template <bool H16, bool U8 = false>
static int stem_pool_launch(const void* x, const float* w, float* out, long ldo, long imgs, int Cin, int H, int W, int O,
                            int KH, int KW, int stride, int pad, const float* scale, const float* shift, hipStream_t stream,
                            const float* nrm = nullptr, unsigned char* amax = nullptr, const int* src_idx = nullptr,
                            long src_imgs = 0) {
    if (!x || !w || !out || !scale || !shift || imgs < 0 || Cin <= 0 || O <= 0 || H <= 0 || W <= 0 || ldo < O)
        return GNX_ERR_BAD_ARG;
    if (src_idx && (src_imgs <= 0 || amax)) return GNX_ERR_BAD_ARG;
    if (amax && (H16 || U8 || (reinterpret_cast<uintptr_t>(amax) & 3) != 0)) return GNX_ERR_UNSUPPORTED;
    if (Cin != 3 || KH != 7 || KW != 7 || stride != 2 || pad != 3 || O > 64 || O % 4 != 0 || ldo % 4 != 0 ||
        (reinterpret_cast<uintptr_t>(out) & (H16 ? 7 : 15)) != 0)
        return GNX_ERR_UNSUPPORTED;
    const int Ho = (H + 6 - 7) / 2 + 1, Wo = (W + 6 - 7) / 2 + 1;
    if ((Wo != 64 && Wo != 128) || W != 2 * Wo || Ho % 2 != 0 || Ho <= 0 ||
        (reinterpret_cast<uintptr_t>(x) & (U8 ? 3 : 15)) != 0)
        return GNX_ERR_UNSUPPORTED;
    if (imgs == 0) return GNX_OK;
    const int RT = 128 / Wo, PH = 2 * (RT - 1) + 7, PW = ((Wo - 1) * 2 + 8 + 2) & ~1;
    const size_t lds_bytes = ((size_t)64 * (3 * 7 * 8 + 4) + (size_t)3 * PH * PW + (size_t)128 * SP_LDT) * sizeof(float);
    const int per_cu = lds_bytes <= 80 * 1024 ? 2 : 1;
    const int grid = (int)(imgs < 256 * per_cu ? imgs : 256 * per_cu);
    if (Wo == 64) {
        static bool conf = false;
        if (!conf) {
            if (hipFuncSetAttribute(reinterpret_cast<const void*>(conv_stem_pool_kernel<64, H16, U8>),
                                    hipFuncAttributeMaxDynamicSharedMemorySize, (int)lds_bytes) != hipSuccess)
                return GNX_ERR_LAUNCH;
            conf = true;
        }
        if constexpr (!H16 && !U8) {
            if (amax) {
                static bool confi = false;
                if (!confi) {
                    if (hipFuncSetAttribute(reinterpret_cast<const void*>(conv_stem_pool_kernel<64, false, false, true>),
                                            hipFuncAttributeMaxDynamicSharedMemorySize, (int)lds_bytes) != hipSuccess)
                        return GNX_ERR_LAUNCH;
                    confi = true;
                }
                conv_stem_pool_kernel<64, false, false, true><<<grid, 256, lds_bytes, stream>>>(x, w, out, ldo, H, W, O, scale,
                                                                                                shift, imgs, nrm, amax);
                return gnx_launch_status();
            }
        }
        conv_stem_pool_kernel<64, H16, U8><<<grid, 256, lds_bytes, stream>>>(x, w, out, ldo, H, W, O, scale, shift, imgs, nrm,
                                                                             nullptr, src_idx, src_imgs);
    } else {
        static bool conf = false;
        if (!conf) {
            if (hipFuncSetAttribute(reinterpret_cast<const void*>(conv_stem_pool_kernel<128, H16, U8>),
                                    hipFuncAttributeMaxDynamicSharedMemorySize, (int)lds_bytes) != hipSuccess)
                return GNX_ERR_LAUNCH;
            conf = true;
        }
        if constexpr (!H16 && !U8) {
            if (amax) {
                static bool confi = false;
                if (!confi) {
                    if (hipFuncSetAttribute(reinterpret_cast<const void*>(conv_stem_pool_kernel<128, false, false, true>),
                                            hipFuncAttributeMaxDynamicSharedMemorySize, (int)lds_bytes) != hipSuccess)
                        return GNX_ERR_LAUNCH;
                    confi = true;
                }
                conv_stem_pool_kernel<128, false, false, true><<<grid, 256, lds_bytes, stream>>>(x, w, out, ldo, H, W, O, scale,
                                                                                                 shift, imgs, nrm, amax);
                return gnx_launch_status();
            }
        }
        conv_stem_pool_kernel<128, H16, U8><<<grid, 256, lds_bytes, stream>>>(x, w, out, ldo, H, W, O, scale, shift, imgs, nrm,
                                                                              nullptr, src_idx, src_imgs);
    }
    return gnx_launch_status();
}
GNX_EXPORT int gnx_conv_stem_bnrelu_maxpool(const float* x, const float* w, float* out, long ldo, long imgs, int Cin,
                                            int H, int W, int O, int KH, int KW, int stride, int pad, const float* scale,
                                            const float* shift, hipStream_t stream) {
    return stem_pool_launch<false>(x, w, out, ldo, imgs, Cin, H, W, O, KH, KW, stride, pad, scale, shift, stream);
}
GNX_EXPORT int gnx_conv_stem_bnrelu_maxpool_idx(const float* x, const float* w, float* out, long ldo, long imgs, int Cin,
                                                int H, int W, int O, int KH, int KW, int stride, int pad, const float* scale,
                                                const float* shift, const int* src_idx, long src_imgs, hipStream_t stream) {
    if (!src_idx) return GNX_ERR_BAD_ARG;
    return stem_pool_launch<false>(x, w, out, ldo, imgs, Cin, H, W, O, KH, KW, stride, pad, scale, shift, stream, nullptr,
                                   nullptr, src_idx, src_imgs);
}
GNX_EXPORT int gnx_conv_stem_bnrelu_maxpool_argmax(const float* x, const float* w, float* out, long ldo,
                                                   unsigned char* argmax, long imgs, int Cin, int H, int W, int O, int KH,
                                                   int KW, int stride, int pad, const float* scale, const float* shift,
                                                   hipStream_t stream) {
    if (!argmax) return GNX_ERR_BAD_ARG;
    return stem_pool_launch<false>(x, w, out, ldo, imgs, Cin, H, W, O, KH, KW, stride, pad, scale, shift, stream, nullptr,
                                   argmax);
}
GNX_EXPORT int gnx_conv_stem_bnrelu_maxpool_h16(const float* x, const float* w, void* out16, long ldo, long imgs, int Cin,
                                                int H, int W, int O, int KH, int KW, int stride, int pad,
                                                const float* scale, const float* shift, hipStream_t stream) {
    return stem_pool_launch<true>(x, w, reinterpret_cast<float*>(out16), ldo, imgs, Cin, H, W, O, KH, KW, stride, pad, scale,
                                  shift, stream);
}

• • • •

> Task objective: Across the data, find each line that has "true" in it and copy that line.

> Solution:
            conf = true;
                    if (hipFuncSetAttribute(reinterpret_cast<const void*>(conv_stem_pool_kernel<64, false, false, true>),
                    confi = true;
                conv_stem_pool_kernel<64, false, false, true><<<grid, 256, lds_bytes, stream>>>(x, w, out, ldo, H, W, O, scale,
            conf = true;
                    if (hipFuncSetAttribute(reinterpret_cast<const void*>(conv_stem_pool_kernel<128, false, false, true>),
                    confi = true;
                conv_stem_pool_kernel<128, false, false, true><<<grid, 256, lds_bytes, stream>>>(x, w, out, ldo, H, W, O, scale,
    return stem_pool_launch<true>(x, w, reinterpret_cast<float*>(out16), ldo, imgs, Cin, H, W, O, KH, KW, stride, pad, scale,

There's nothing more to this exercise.